Hier encore, à Kaboul et à Charikar, deux attentats meurtriers ont causé au moins quarante-huit morts et de très nombreux blessés, endeuillant la campagne présidentielle qui doit conduire au scrutin du 28 septembre prochain.
À Kaboul, la cible était un centre de recrutement de l'armée. À Charikar, dans la province de Parwan, ce sont les participants à un meeting du Président Ashraf Ghani qui ont été visés par un terroriste kamikaze. Ces deux attaques ont été revendiquées par les talibans, qui considèrent le scrutin du 28 septembre comme illégitime et ont annoncé qu'ils feraient tout pour troubler son organisation.
Facteur aggravant : ce processus démocratique déjà chaotique, marqué par deux précédents reports du scrutin, est doublement menacé. De fait, en plus de l'hostilité des talibans, les anciens seigneurs de la guerre multiplient les signes de défiance et de désintérêt, préférant se concentrer sur leurs fiefs, ce qui accroît les risques de fragmentation du pays, alors même que le gouvernement afghan ne contrôle que la moitié du territoire.
Parallèlement à cette actualité inquiétante et à cette situation politique précaire, l'Afghanistan reste un pays marqué par des difficultés nombreuses et profondes. Comme le souligne notre rapporteure, le pays continue de figurer parmi les moins avancés, malgré le versement, depuis 2001, d'une aide de plus de 40 milliards de dollars. L'insécurité alimentaire toucherait 45 % de la population, et le chômage presque une personne sur deux parmi les 15-25 ans. Pendant ce temps, la narco-économie du pavot et, à un moindre degré, du cannabis est encore fortement présente : on estime que le trafic de stupéfiants représenterait entre 15 et 17 % du PIB afghan.

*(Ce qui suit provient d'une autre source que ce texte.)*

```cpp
static_assert(kSTF == 128, "fdnn_select.hpp: choose_l0 counts this kernel's 128-frame tiles");
static_assert(kSTF == kL0TileFrames, "fdnn_ctx_layout.hpp counts the planes' rows and the per-tile counters in these tiles");
void launch_l0_split(const L0Params &p, int wn_cfg, hipStream_t s) {
  const int KC = l0_split_chunks(p.D), J = p.D / 4, JP = l0_split_chain_pad(p.D);
  static std::atomic<unsigned long long> attr_set{0};
  int dev = 0;
  (void)hipGetDevice(&dev);
  const unsigned long long dev_bit = 1ull << (dev & 63);
  const int dig_lds = (kDigFrames * (p.D + 1) + kDigFrames) * 4;
  if (!(attr_set.load(std::memory_order_acquire) & dev_bit)) {
    (void)hipFuncSetAttribute(reinterpret_cast<const void *>(l0_split_kernel<1>), hipFuncAttributeMaxDynamicSharedMemorySize, SplitCfg<1>::LDS);
    (void)hipFuncSetAttribute(reinterpret_cast<const void *>(l0_split_kernel<2>), hipFuncAttributeMaxDynamicSharedMemorySize, SplitCfg<2>::LDS);
    attr_set.fetch_or(dev_bit, std::memory_order_release);
  }
  const int frame_tiles = (p.n_rows + kSTF - 1) / kSTF;
  const int dig_rows = frame_tiles * kSTF;
  note_launch(kLn_l0_digits);
  hipLaunchKernelGGL(l0_digits_kernel, dim3(dig_rows / kDigFrames), dim3(256), dig_lds, s, p, KC, J, JP);
  if (p.dbg_t != nullptr && p.dbg_dd != nullptr) {
    (void)hipFuncSetAttribute(reinterpret_cast<const void *>(l0_split_kernel<2, true>), hipFuncAttributeMaxDynamicSharedMemorySize, SplitCfg<2>::LDS);
    note_launch(kLn_l0_split_n128_probe);
    hipLaunchKernelGGL((l0_split_kernel<2, true>), dim3(static_cast<unsigned>(p.h_ld / 128) * ((frame_tiles + 7) / 8) * 8), dim3(512), SplitCfg<2>::LDS, s, p, KC, JP / 32);
    return;
  }
  note_launch(wn_cfg == 2 ? kLn_l0_split_n128 : kLn_l0_split_n64);
  if (wn_cfg == 2)
    hipLaunchKernelGGL(l0_split_kernel<2>, dim3(static_cast<unsigned>(p.h_ld / 128) * ((frame_tiles + 7) / 8) * 8), dim3(512), SplitCfg<2>::LDS, s, p, KC, JP / 32);
  else
    hipLaunchKernelGGL(l0_split_kernel<1>, dim3(static_cast<unsigned>(p.h_ld / 64) * ((frame_tiles + 7) / 8) * 8), dim3(256), SplitCfg<1>::LDS, s, p, KC, JP / 32);
}

}
```

Baseline: 15.72 million.

## Rewrite layer-0 digit kernel with chain-major LDS layout and byte-perm packing

Templates the layer-0 digit-splitting kernel on chain padding and wave count, and stores normalized inputs in LDS already split into the four chains, so the split stage reads contiguous float4 vectors instead of strided scalars. Global loads switch to bounds-checked buffer loads. The per-element shift/mask digit extraction becomes an offset add plus v_perm byte shuffles. Block size drops from 256 to 256 threads in four waves with a templated barrier, and the NaN/Inf check is folded into the sum test. The change limits supported D to chains of at most 128 positions.

```diff
diff --git a/fast-dnn_amd/csrc/fdnn_l0s.hip b/fast-dnn_amd/csrc/fdnn_l0s.hip
--- a/fast-dnn_amd/csrc/fdnn_l0s.hip
+++ b/fast-dnn_amd/csrc/fdnn_l0s.hip
@@ -26,67 +26,102 @@
 }
 
 constexpr int kDigFrames = 8;
-__global__ __launch_bounds__(256) void l0_digits_kernel(L0Params p, int KC, int J, int JP) {
+constexpr int kDigChainPad = 8;
+constexpr int kDigWaves = 4;
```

Malgré quelques avancées en matière de développement humain – notre collègue rapporteure a évoqué la progression des effectifs scolaires et la baisse des taux de mortalité infantile et maternelle – , les préoccupations restent grandes concernant les droits de l'homme. Avant d'examiner le texte, nos collègues sénateurs avaient auditionné le professeur Dorronsoro, qui s'était montré très pessimiste sur de nombreux points, notamment les droits des femmes, et qui avait estimé que les résultats actuels n'apparaissent pas à la hauteur des investissements de la communauté internationale, en particulier de l'Union européenne. Il me semble légitime d'exprimer notre mécontentement – certains sénateurs l'ont fait, d'ailleurs – lorsque des traités ne prennent aucunement en compte la situation réelle.

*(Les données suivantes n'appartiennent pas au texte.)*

int dn_pipe_set_depth(dn_pipe* p, int32_t depth) {
    if (!p) return fail(DN_ERR_INVALID, "dn_pipe_set_depth: null pipe");
    if (depth < 1 || depth > DN_PIPE_MAX_DEPTH) return fail(DN_ERR_INVALID, "dn_pipe_set_depth: depth must be in 1.." + std::to_string(DN_PIPE_MAX_DEPTH));
    if (depth > 1 && p->d->cfg.n_fft != 1024)
        return fail(DN_ERR_UNSUPPORTED, "pipes deeper than one hop are built for n_fft 1024 (at 1536 the per-lane state of a stream does not fit a wavefront's registers; at 512 the schedule is not built)");
    if (depth > 1 && p->group > 0) return fail(DN_ERR_INVALID, "dn_pipe_set_depth: a group pipe runs whole chains per launch (dn_pipe_set_group(p, 0) first)");
    if (depth == p->depth) return DN_OK;
    dn::PipeCtl h{};
    DN_HIP(hipDeviceSynchronize());
    DN_HIP(hipMemcpy(&h, p->ctl, sizeof(h), hipMemcpyDeviceToHost));
    if (h.pending != 0) return fail(DN_ERR_INVALID, "dn_pipe_set_depth: hops are in flight (flush first)");
    const int n_slots = depth + 1;
    float* scratch = nullptr;
    float2* state = nullptr;
    float2* init = nullptr;
    hipError_t e = hipMalloc(reinterpret_cast<void**>(&scratch), n_slots * p->slot_floats * sizeof(float));
    if (e == hipSuccess && depth > 1) e = hipMalloc(reinterpret_cast<void**>(&state), n_slots * p->state_elems * sizeof(float2));
    if (e == hipSuccess && (depth > 1 || p->phase_in)) e = hipMalloc(reinterpret_cast<void**>(&init), n_slots * p->init_elems * sizeof(float2));
    if (e != hipSuccess) {
        if (scratch) (void)hipFree(scratch);
        if (state) (void)hipFree(state);
        if (init) (void)hipFree(init);
        return fail(DN_ERR_HIP, std::string("dn_pipe_set_depth: ") + hipGetErrorString(e));
    }
    (void)hipFree(p->scratch);
    if (p->gl_state) (void)hipFree(p->gl_state);
    if (p->scratch_init) (void)hipFree(p->scratch_init);
    p->scratch = scratch; p->gl_state = state; p->scratch_init = init;
    p->depth = depth; p->n_slots = n_slots;
    p->gl_split = 0;
    h.slot_next = 0;
    DN_HIP(hipMemcpy(p->ctl, &h, sizeof(h), hipMemcpyHostToDevice));
    return dn_pipe_set_head_start(p, default_head_start(p));
}

int dn_pipe_set_group(dn_pipe* p, int32_t hops) {
    if (!p) return fail(DN_ERR_INVALID, "dn_pipe_set_group: null pipe");
    if (hops < 0 || hops > DN_PIPE_MAX_GROUP) return fail(DN_ERR_INVALID, "dn_pipe_set_group: hops must be in 0.." + std::to_string(DN_PIPE_MAX_GROUP));
    if (hops > 0 && p->d->cfg.n_fft != 1024)
        return fail(DN_ERR_UNSUPPORTED, "hop groups run whole Griffin-Lim chains one wavefront per stream, which is built for n_fft 1024 (at 1536 that form measured slower than a wavefront per column; at 512 it is not built)");
    if (hops > 0 && p->depth > 1) return fail(DN_ERR_INVALID, "dn_pipe_set_group: the pipe is deeper than one hop (dn_pipe_set_depth(p, 1) first)");
    if (hops > 0 && p->hio) return fail(DN_ERR_UNSUPPORTED, "dn_pipe_set_group: the host-buffer transport moves single hops");
    if (hops == p->group) return DN_OK;
    dn::PipeCtl h{};
    DN_HIP(hipDeviceSynchronize());
    DN_HIP(hipMemcpy(&h, p->ctl, sizeof(h), hipMemcpyDeviceToHost));
    if (h.pending != 0) return fail(DN_ERR_INVALID, "dn_pipe_set_group: hops are in flight (flush first)");
    const int n_slots = hops > 0 ? 2 * DN_PIPE_MAX_GROUP : p->depth + 1;
    float* scratch = nullptr;
    float2* init = nullptr;
    hipError_t e = hipMalloc(reinterpret_cast<void**>(&scratch), n_slots * p->slot_floats * sizeof(float));
    if (e == hipSuccess && p->scratch_init) e = hipMalloc(reinterpret_cast<void**>(&init), n_slots * p->init_elems * sizeof(float2));
    if (e != hipSuccess) {
        if (scratch) (void)hipFree(scratch);
        if (init) (void)hipFree(init);
        return fail(DN_ERR_HIP, std::string("dn_pipe_set_group: ") + hipGetErrorString(e));
    }
    (void)hipFree(p->scratch);
    if (p->scratch_init) (void)hipFree(p->scratch_init);
    if (p->gl_state) { (void)hipFree(p->gl_state); p->gl_state = nullptr; }
    p->scratch = scratch; p->scratch_init = init;
    p->n_slots = n_slots;
    p->group = hops; p->group_pending = 0;
    p->group_pushes = h.pushes;
    p->gl_split = 0;
    h.slot_next = 0;
    DN_HIP(hipMemcpy(p->ctl, &h, sizeof(h), hipMemcpyHostToDevice));
    return hops > 0 ? DN_OK : dn_pipe_set_head_start(p, default_head_start(p));
}

int dn_pipe_set_gl_schedule(dn_pipe* p, int32_t schedule) {
    if (!p) return fail(DN_ERR_INVALID, "dn_pipe_set_gl_schedule: null pipe");
    if (schedule != DN_GL_AUTO && schedule != DN_GL_WAVE_PER_COLUMN && schedule != DN_GL_WAVE_PER_STREAM)
        return fail(DN_ERR_INVALID, "dn_pipe_set_gl_schedule: unknown schedule");
    if (schedule == DN_GL_WAVE_PER_STREAM && p->d->cfg.n_fft != 1024)
        return fail(DN_ERR_UNSUPPORTED, "the wavefront-per-stream Griffin-Lim is built for n_fft 1024 (at 1536 the per-lane state of a stream does not fit a wavefront's registers; at 512 the schedule is not built)");
    if (schedule == DN_GL_WAVE_PER_COLUMN && p->depth > 1)
        return fail(DN_ERR_INVALID, "a pipe deeper than one hop runs a wavefront per stream and chain segment");
    if (schedule == DN_GL_WAVE_PER_COLUMN && p->group > 0)
        return fail(DN_ERR_INVALID, "a group pipe runs whole chains a wavefront per stream (dn_pipe_set_group(p, 0) first)");
    p->gl_schedule = schedule;
    return DN_OK;
}

int dn_pipe_set_split(dn_pipe* p, int32_t mode) {
    if (!p) return fail(DN_ERR_INVALID, "dn_pipe_set_split: null pipe");
    if (mode != DN_SPLIT_AUTO && mode != DN_SPLIT_OFF && mode != DN_SPLIT_ON) return fail(DN_ERR_INVALID, "dn_pipe_set_split: unknown mode");
    if (mode == DN_SPLIT_ON && p->d->cfg.n_fft != 1024)
        return fail(DN_ERR_UNSUPPORTED, "the split hop belongs to the wavefront-per-stream Griffin-Lim, which is built for n_fft 1024 (not for 512 or 1536)");
    if (mode == DN_SPLIT_ON && p->gl_split > 0)
        return fail(DN_ERR_INVALID, "dn_pipe_set_split: the pipe runs a head start (a front workgroup that goes on with its frame's chain cannot be a launch of its own): "
                                    "dn_pipe_set_head_start(p, 0) first");
    if (mode == DN_SPLIT_ON && p->group > 0) return fail(DN_ERR_INVALID, "dn_pipe_set_split: a group pipe is one launch per group");
    p->split = mode;
    return DN_OK;
}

Si cet accord est louable s'agissant des principes qu'il promeut, il n'est pas contraignant et porte en lui plusieurs contradictions. Quelle peut être la valeur d'un accord européen conclu avec les autorités d'un pays dont seule la moitié est sous le contrôle du gouvernement légitime ? Comment faire appliquer des principes tels que l'égalité entre les femmes et les hommes ou encore les droits de l'homme dans un contexte complexe, alors qu'une partie de la population est pour le moins rétive à ces valeurs ? Comment promouvoir l'application d'un accord international, alors que la paix et la stabilité restent à construire sur le terrain et qu'elles dépendent avant tout d'un accord interne interafghan et interethnique encore loin d'être atteint ? Par ailleurs, pourquoi l'Union européenne, qui est l'un des principaux donateurs financiers de l'Afghanistan, n'est-elle pas impliquée dans les pourparlers de paix, qu'ils soient d'initiative américaine ou russe ? Le présent accord de partenariat comprend pourtant plusieurs articles visant la consolidation de la paix et la sécurité internationale.
Enfin, alors que notre assemblée s'apprête à débattre de la politique migratoire, je souhaite relever un problème majeur de cet accord, qui ouvre la voie à la conclusion d'un accord de réadmission juridiquement contraignant entre l'Union européenne et l'Afghanistan concernant les migrants afghans en situation irrégulière. Ce dernier servira de base à des accords de réadmission nationaux. Dans un contexte où le gouvernement français souhaite accélérer l'expulsion des Afghans en situation irrégulière, cet accord est un facteur supplémentaire de risque pour les migrants qui ont fui leur pays en proie à une insécurité endémique. Amnesty International considère que « les renvois d'Afghans sont illégaux et violent le principe de non-refoulement, lequel interdit tout renvoi d'une personne qui l'exposerait à des violations graves de ses droits ».